The Launcher is the Service Manager (SM) module responsible for starting and stopping service instances on a Node. Rather than implementing a single execution model, the Launcher uses a pluggable runtime architecture — each configured runtime handles a specific type of Deployable Item (container services, boot-level firmware, or root filesystem components).

The Launcher does not decide which instances to run. It receives UpdateInstances commands from the SM (originating from CM) and delegates execution to the appropriate runtime based on the instance's runtime assignment. It also manages instance status reporting, offline TTL enforcement, and coordinates reboots when required by firmware-level runtimes.

Architecture

The Launcher sits between the SM's control logic and the underlying execution runtimes:

┌─────────────────────────────────────────────────────────┐
│ SM (smclient) │
│ │ │
│ UpdateInstances │
│ ▼ │
│ ┌──────────────────────────────────────────────────┐ │
│ │ Launcher │ │
│ │ │ │
│ │ • Instance lifecycle management │ │
│ │ • Runtime dispatch │ │
│ │ • Status aggregation and reporting │ │
│ │ • Offline TTL enforcement │ │
│ │ • Reboot coordination │ │
│ └──────┬──────────────┬──────────────┬─────────────┘ │
│ │ │ │ │
│ ▼ ▼ ▼ │
│ ┌────────────┐ ┌────────────┐ ┌────────────┐ │
│ │ Container │ │ Boot │ │ Rootfs │ │
│ │ Runtime │ │ Runtime │ │ Runtime │ │
│ └────────────┘ └────────────┘ └────────────┘ │
│ │ │ │ │
│ systemd units EFI boot squashfs images │
│ (crun/runc) partitions + systemd reboot │
└─────────────────────────────────────────────────────────┘

Key Interfaces

The Launcher implements and consumes several interfaces:

InterfaceDirectionPurpose
LauncherItfImplementsReceives UpdateInstances commands (stop/start instance lists)
InstanceStatusReceiverItfImplementsReceives status updates from runtimes
RuntimeInfoProviderItfImplementsProvides runtime capability information to CM during registration
InstanceInfoProviderItfImplementsProvides instance monitoring parameters and data
RuntimeItfConsumesDelegates instance start/stop to individual runtimes
StorageItfConsumesPersists current instance state across restarts
SenderItfConsumesSends instance status updates to CM

Instance Lifecycle

Initialization

On SM startup, the Launcher:

  1. Retrieves previously-running instances from persistent storage
  2. Starts each configured runtime
  3. Restarts instances that were active before the previous shutdown
  4. Reports the resulting instance statuses to CM

Instances are processed in parallel using a thread pool, enabling concurrent startup of multiple services.

Update Flow

When the Launcher receives an UpdateInstances command:

  1. Guard check — if a previous launch is still in progress, returns an error (eWrongState)
  2. Stop phase — stops all instances in the stop list by delegating to their assigned runtimes
  3. Cache update — removes stopped instances from local cache and storage
  4. Start phase — starts all instances in the start list:
    • Determines the correct runtime for each instance
    • Delegates StartInstance to the runtime
    • Persists successfully-started instances to storage
  5. Status report — sends the complete Node instance status to CM

The stop and start phases also run in parallel via a thread pool.

Offline TTL

Each instance can have an offline TTL (Time-To-Live) — a duration after which the instance is automatically stopped if the Node loses cloud connectivity. This prevents services from running indefinitely without cloud oversight.

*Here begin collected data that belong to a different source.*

@@ -620,15 +621,29 @@
 }
 
 template <int MODE>
-__global__ void __launch_bounds__(512) gemm_pair_kernel(PairArgs a) {
-    extern __shared__ __attribute__((aligned(16))) unsigned char smem[];
+__device__ __forceinline__ void pair_wg(const PairArgs& a, unsigned char* smem, int bid, int nwg) {
     const int tid = threadIdx.x, lane = tid & 63, wave = __builtin_amdgcn_readfirstlane(tid >> 6);
-    const int seq = xcd_remap(blockIdx.x, gridDim.x);
+    const int seq = xcd_remap(bid, nwg);
     const int fp = seq / a.nt;
     const int m0 = fp * PM, n0 = (seq - fp * a.nt) * PN;
     const int f0 = ((MODE == 0 || MODE == 2 || MODE == 5) && a.whole) ? fp : 2 * fp;
     if (wave < 4) pair_body<MODE, 0>(a, smem, lane, wave, m0, n0, f0);
     else pair_body<MODE, 1>(a, smem, lane, wave - 4, m0, n0, f0);
+}
+template <int MODE>
+__global__ void __launch_bounds__(512) gemm_pair_kernel(PairArgs a) {
+    extern __shared__ __attribute__((aligned(16))) unsigned char smem[];
+    pair_wg<MODE>(a, smem, blockIdx.x, gridDim.x);
+}
+template <int MODE>
+__global__ void __launch_bounds__(512) gemm_pair_ride_kernel(PairArgs a, int host_wgs, tokpp::Riders r) {
+    extern __shared__ __attribute__((aligned(16))) unsigned char smem[];
+    if ((int)blockIdx.x >= host_wgs) {
+        const int tid = threadIdx.x, wave = __builtin_amdgcn_readfirstlane(tid >> 6);
+        tokpp::tokred_pp_cell<3>(r.c, xcd_remap((int)blockIdx.x - host_wgs, r.n), reinterpret_cast<char*>(smem), tid & 63, wave);
+        __builtin_amdgcn_endpgm();
+    }
+    pair_wg<MODE>(a, smem, blockIdx.x, host_wgs);
 }
 
 template <int MODE>
@@ -643,6 +658,20 @@
     BF_CHECK_LAUNCH();
     return 0;
 }
+template <int MODE>
+int launch_pair_ride(const PairArgs& a, int M, const tokpp::Riders& r, hipStream_t st) {
+    constexpr int lds_bytes = PNSLOT * PSLOT_BYTES > tokpp::RIDER_LDS_BYTES ? PNSLOT * PSLOT_BYTES : tokpp::RIDER_LDS_BYTES;
+    static BfPerDeviceOnce attr_once; bool& attr_done = attr_once.flag();
+    if (!attr_done) {
+        hipError_t e_ = hipFuncSetAttribute(reinterpret_cast<const void*>(gemm_pair_ride_kernel<MODE>), hipFuncAttributeMaxDynamicSharedMemorySize, lds_bytes);
+        if (e_ != hipSuccess) return bf_fail(e_, __FILE__, __LINE__);
+        attr_done = true;
+    }
+    const int host_wgs = (M / PM) * a.nt;
+    hipLaunchKernelGGL(gemm_pair_ride_kernel<MODE>, dim3((unsigned)(host_wgs + r.n)), dim3(512), lds_bytes, st, a, host_wgs, r);
+    BF_CHECK_LAUNCH();
+    return 0;
+}
 bool pair_shape_ok(int M, int N, int K, int64_t lda, int64_t ldb) {
     static const bool off = bf_knob("BF_PAIR", 1) == 0;
     if (off) return false;
@@ -656,7 +685,7 @@
 struct InbwdScaled { void* out_s; const float* f; int fdiv; };
 static int inbwd_frames_impl2(int dtype, int M, int N, int K, const void* A, int64_t lda, const void* B, int64_t ldb, const void* x,
                               const void* add, void* out, int S, const float* mean, const float* rstd, const float* w, float* ws,
-                              const float* fscale, int fdiv, const InbwdChain* ch, const InbwdScaled* sc2, bf_stream_t stream);
+                              const float* fscale, int fdiv, const InbwdChain* ch, const InbwdScaled* sc2, const bfgemm::tokpp::Riders* ride, bf_stream_t stream);
 static int inbwd_frames_impl(int dtype, int M, int N, int K, const void* A, int64_t lda, const void* B, int64_t ldb, const void* x,
                              const void* add, void* out, int S, const float* mean, const float* rstd, const float* w, float* ws,
                              const float* fscale, int fdiv, const InbwdChain* ch, bf_stream_t stream);
@@ -676,18 +705,40 @@
 static int inbwd_frames_impl(int dtype, int M, int N, int K, const void* A, int64_t lda, const void* B, int64_t ldb, const void* x,
                              const void* add, void* out, int S, const float* mean, const float* rstd, const float* w, float* ws,
                              const float* fscale, int fdiv, const InbwdChain* ch, bf_stream_t stream) {
-    return inbwd_frames_impl2(dtype, M, N, K, A, lda, B, ldb, x, add, out, S, mean, rstd, w, ws, fscale, fdiv, ch, nullptr, stream);
+    return inbwd_frames_impl2(dtype, M, N, K, A, lda, B, ldb, x, add, out, S, mean, rstd, w, ws, fscale, fdiv, ch, nullptr, nullptr, stream);
 }
 int bf_gemm_inbwd_frames_scaled(int dtype, int M, int N, int K, const void* A, int64_t lda, const void* B, int64_t ldb, const void* x,
                                 const void* add, void* out, int S, const float* mean, const float* rstd, const float* w, float* ws,
                                 const float* fscale, int fdiv, void* out_s, const float* f_s, int fdiv_s, hipStream_t stream) {
     if (!out_s || !f_s || (((uintptr_t)out_s) & 15)) return 1;
     const InbwdScaled sc2{out_s, f_s, fdiv_s > 0 ? fdiv_s : 1};
-    return inbwd_frames_impl2(dtype, M, N, K, A, lda, B, ldb, x, add, out, S, mean, rstd, w, ws, fscale, fdiv, nullptr, &sc2, (bf_stream_t)stream);
+    return inbwd_frames_impl2(dtype, M, N, K, A, lda, B, ldb, x, add, out, S, mean, rstd, w, ws, fscale, fdiv, nullptr, &sc2, nullptr, (bf_stream_t)stream);
+}
+int bf_gemm_inbwd_frames_ride(int dtype, int M, int N, int K, const void* A, int64_t lda, const void* B, int64_t ldb, const void* x,
+                              const void* add, void* out, int S, const float* mean, const float* rstd, const float* w, float* ws,
+                              const float* fscale, int fdiv, const TokredRidePlan& plan, hipStream_t stream) {
+    if (plan.ride.n <= 0) return 1;
+    return inbwd_frames_impl2(dtype, M, N, K, A, lda, B, ldb, x, add, out, S, mean, rstd, w, ws, fscale, fdiv, nullptr, nullptr, &plan.ride, (bf_stream_t)stream);
+}
+extern "C" int bf_gemm_inbwd_frames_ride_wgrad(int dtype, int M, int N, int K, const void* A, int64_t lda, const void* B, int64_t ldb, const void* x,
+                                               const void* add, void* out, int S, const float* mean, const float* rstd, const float* w, float* ws,
+                                               const float* fscale, int fdiv, int Nout, int Kin, const void* dy, int64_t ldy, const void* tx,
+                                               int64_t ldtx, float* dW, int accumulate, float* colsum, float* tws, int64_t tws_floats, int riders,
+                                               bf_stream_t stream) {
+    BF_REQUIRE(A && B && x && out && mean && rstd && w && dy && tx && dW && tws, "bf_gemm_inbwd_frames_ride_wgrad: null pointer");
+    if (dtype != BF_DTYPE_BF16 || S != FM || !pair_shape_ok(M, N, K, lda, ldb) || K < FK) return 1;
+    if (((uintptr_t)A | (uintptr_t)B | (uintptr_t)x | (uintptr_t)add | (uintptr_t)out | (uintptr_t)dW) & 15) return 1;
+    TokredRidePlan plan;
+    if (const int rc = bf_tokred_ride_plan(dtype, Nout, Kin, M, dy, ldy, tx, ldtx, colsum, tws, tws_floats, riders, &plan)) return rc;
+    const int rc = plan.ride.n > 0
+        ? bf_gemm_inbwd_frames_ride(dtype, M, N, K, A, lda, B, ldb, x, add, out, S, mean, rstd, w, ws, fscale, fdiv, plan, (hipStream_t)stream)
+        : bf_gemm_inbwd_frames(dtype, M, N, K, A, lda, B, ldb, x, add, out, S, mean, rstd, w, ws, fscale, fdiv, stream);
+    if (rc) return rc;
+    return bf_tokred_ride_commit(plan, dW, accumulate, false, (hipStream_t)stream);
 }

  • When the cloud connection drops, the Launcher starts a TTL timer
  • When the timer expires, instances whose TTL has elapsed are stopped
  • When connectivity is restored, the Launcher reports current statuses to CM

Reboot Coordination

Some runtimes (boot, rootfs) require a system reboot to apply updates. The Launcher handles this through a reboot queue:

  1. A runtime signals RebootRequired after preparing an update
  2. The Launcher queues the reboot request
  3. After the current launch operation completes, the Launcher triggers the reboot via the runtime's Reboot() method
  4. After reboot, the runtime verifies the update succeeded (health check)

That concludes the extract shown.